━━ Excerpted records ━━
__device__ __forceinline__ uint32_t window_word(const uint16_t* __restrict__ cont, uint32_t first, uint32_t cend,
                                                uint32_t base, int lane, bool use_ahead, const ReadAhead& x) {
  uint32_t w = 0;
  const uint32_t ci = first + base / 8 + 2 * lane;
  if (use_ahead) w = x.w;
  else if (lane < 10) w = ((ci < cend ? (uint32_t)cont[ci] : 0u) << 16) | (ci + 1 < cend ? (uint32_t)cont[ci + 1] : 0u);
  if (lane >= 10 || ci >= cend) w &= 0x0000FFFFu;
  if (lane >= 10 || ci + 1 >= cend) w &= 0xFFFF0000u;
  return w;
}

__device__ __forceinline__ uint32_t window_word_w(const uint16_t* __restrict__ cont, uint32_t first, uint32_t cend,
                                                  uint32_t base, int lane, bool use_ahead, uint32_t ahead_w) {
  uint32_t w = 0;
  const uint32_t ci = first + base / 8 + 2 * lane;
  if (use_ahead) w = ahead_w;
  else if (lane < 10) w = ((ci < cend ? (uint32_t)cont[ci] : 0u) << 16) | (ci + 1 < cend ? (uint32_t)cont[ci + 1] : 0u);
  if (lane >= 10 || ci >= cend) w &= 0x0000FFFFu;
  if (lane >= 10 || ci + 1 >= cend) w &= 0xFFFF0000u;
  return w;
}

struct Probe {
  uint32_t slot;
  uint32_t qlo, qhi;
};

template <bool KEY64>
__device__ __forceinline__ Probe make_probe(const MicTable& t, uint64_t kmer, bool active) {
  uint64_t c = canonical(kmer, t.k);
  uint64_t q = mic_div(c, t.div);
  uint64_t rem = c - q * t.div.d;
  Probe p;
  bool ok = active && rem >= t.shard_start && rem < t.shard_end;
  if (!KEY64) ok = ok && (q >> 32) == 0;
  p.slot = ok ? (uint32_t)(rem - t.shard_start) : 0xFFFFFFFFu;
// ... 245 lines not shown
  if (cover < w) step(w - cover);
}

__device__ __forceinline__ void sliding_min2(uint32_t& a0, uint32_t& a1, int w, int lane) {
  auto step = [&](int s) {
    const int src = (lane + s) & 63;
    const bool wrap = lane + s >= 64;
    uint32_t x0 = bperm(src, a0), x1 = bperm(src, a1);
    uint32_t n0 = wrap ? x1 : x0, n1 = wrap ? 0xFFFFFFFFu : x1;
    a0 = n0 < a0 ? n0 : a0; a1 = n1 < a1 ? n1 : a1;
  };
  int cover = 1;
  while (2 * cover <= w) { step(cover); cover *= 2; }
  if (cover < w) step(w - cover);
}

__device__ __forceinline__ uint32_t row_prefix_min(uint32_t t) {
  uint32_t x;
  x = (uint32_t)__builtin_amdgcn_update_dpp(-1, (int)t, 0x111, 0xF, 0xF, false); t = x < t ? x : t;
  x = (uint32_t)__builtin_amdgcn_update_dpp(-1, (int)t, 0x112, 0xF, 0xF, false); t = x < t ? x : t;
  x = (uint32_t)__builtin_amdgcn_update_dpp(-1, (int)t, 0x114, 0xF, 0xF, false); t = x < t ? x : t;
  x = (uint32_t)__builtin_amdgcn_update_dpp(-1, (int)t, 0x118, 0xF, 0xF, false); t = x < t ? x : t;
  return t;
}

__device__ __forceinline__ uint32_t row_suffix_min(uint32_t t) {
  uint32_t x;
  x = (uint32_t)__builtin_amdgcn_update_dpp(-1, (int)t, 0x101, 0xF, 0xF, false); t = x < t ? x : t;
  x = (uint32_t)__builtin_amdgcn_update_dpp(-1, (int)t, 0x102, 0xF, 0xF, false); t = x < t ? x : t;
  x = (uint32_t)__builtin_amdgcn_update_dpp(-1, (int)t, 0x104, 0xF, 0xF, false); t = x < t ? x : t;
  x = (uint32_t)__builtin_amdgcn_update_dpp(-1, (int)t, 0x108, 0xF, 0xF, false); t = x < t ? x : t;
  asm("" : "+v"(t));
  return t;
}

template <int BANKS>
__device__ __forceinline__ uint32_t with_row_in_front(uint32_t P) {
  const uint32_t f = (uint32_t)__builtin_amdgcn_update_dpp(-1, (int)P, 0x142, 0xE, BANKS, false);
  return f < P ? f : P;
}
__device__ __forceinline__ void sliding_min_rows(uint32_t& a0, uint32_t& a1, uint32_t a2, int W, int lane, int lane_inv) {
  const uint32_t P0 = row_prefix_min(a0), P1 = row_prefix_min(a1), P2 = row_prefix_min(a2);
  if (W > 16 && ((W - 16) & 3) == 0) {
    const uint32_t S0 = row_suffix_min(a0), S1 = row_suffix_min(a1);
    const int s = W - 16, bm = (1 << (s >> 2)) - 1;
    uint32_t Q0, Q1, Q2;
    switch (bm) {
      case 1: Q0 = with_row_in_front<1>(P0); Q1 = with_row_in_front<1>(P1); Q2 = with_row_in_front<1>(P2); break;
      case 3: Q0 = with_row_in_front<3>(P0); Q1 = with_row_in_front<3>(P1); Q2 = with_row_in_front<3>(P2); break;
      case 7: Q0 = with_row_in_front<7>(P0); Q1 = with_row_in_front<7>(P1); Q2 = with_row_in_front<7>(P2); break;
      default: Q0 = with_row_in_front<15>(P0); Q1 = with_row_in_front<15>(P1); Q2 = with_row_in_front<15>(P2); break;
    }
    const uint32_t f0 = __builtin_amdgcn_readlane(P0, 63), f1 = __builtin_amdgcn_readlane(P1, 63);
    const bool head = lane < s;
    const uint32_t h1 = f0 < Q1 ? f0 : Q1, h2 = f1 < Q2 ? f1 : Q2;
    Q1 = head ? h1 : Q1; Q2 = head ? h2 : Q2;
    const int at = (lane_inv << 2) + ((W - 1) << 2);
    const uint32_t z0 = (uint32_t)__builtin_amdgcn_ds_bpermute(at, (int)Q0), z1 = (uint32_t)__builtin_amdgcn_ds_bpermute(at, (int)Q1),
                   z2 = (uint32_t)__builtin_amdgcn_ds_bpermute(at, (int)Q2);
    const bool wz = lane >= 65 - W;
    const uint32_t v0 = wz ? z1 : z0, v1 = wz ? z2 : z1;
    a0 = v0 < S0 ? v0 : S0; a1 = v1 < S1 ? v1 : S1;
    return;
  }
  const uint32_t S0 = row_suffix_min(a0), S1 = row_suffix_min(a1), S2 = row_suffix_min(a2);
  const int at = lane_inv << 2;
  const uint32_t x0 = (uint32_t)__builtin_amdgcn_ds_bpermute(at + 60, (int)P0), x1 = (uint32_t)__builtin_amdgcn_ds_bpermute(at + 60, (int)P1),
                 x2 = (uint32_t)__builtin_amdgcn_ds_bpermute(at + 60, (int)P2);
  const bool wr = lane >= 49;
  const uint32_t n0 = wr ? x1 : x0, n1 = wr ? x2 : x1;
  uint32_t M0 = n0 < S0 ? n0 : S0, M1 = n1 < S1 ? n1 : S1;
  if (W > 16) {
    const uint32_t M2 = x2 < S2 ? x2 : S2;
    const int sh = (W - 16) << 2;
    const uint32_t y0 = (uint32_t)__builtin_amdgcn_ds_bpermute(at + sh, (int)M0), y1 = (uint32_t)__builtin_amdgcn_ds_bpermute(at + sh, (int)M1),
                   y2 = (uint32_t)__builtin_amdgcn_ds_bpermute(at + sh, (int)M2);
    const bool wy = lane >= 80 - W;
    const uint32_t v0 = wy ? y1 : y0, v1 = wy ? y2 : y1;
    M0 = v0 < M0 ? v0 : M0; M1 = v1 < M1 ? v1 : M1;
  }
  a0 = M0; a1 = M1;
}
━━━
> _Requirement_: Search the listing for the string "Probe". Copy each line where it turns up.

> _Your solution_:
struct Probe {
__device__ __forceinline__ Probe make_probe(const MicTable& t, uint64_t kmer, bool active) {
  Probe p;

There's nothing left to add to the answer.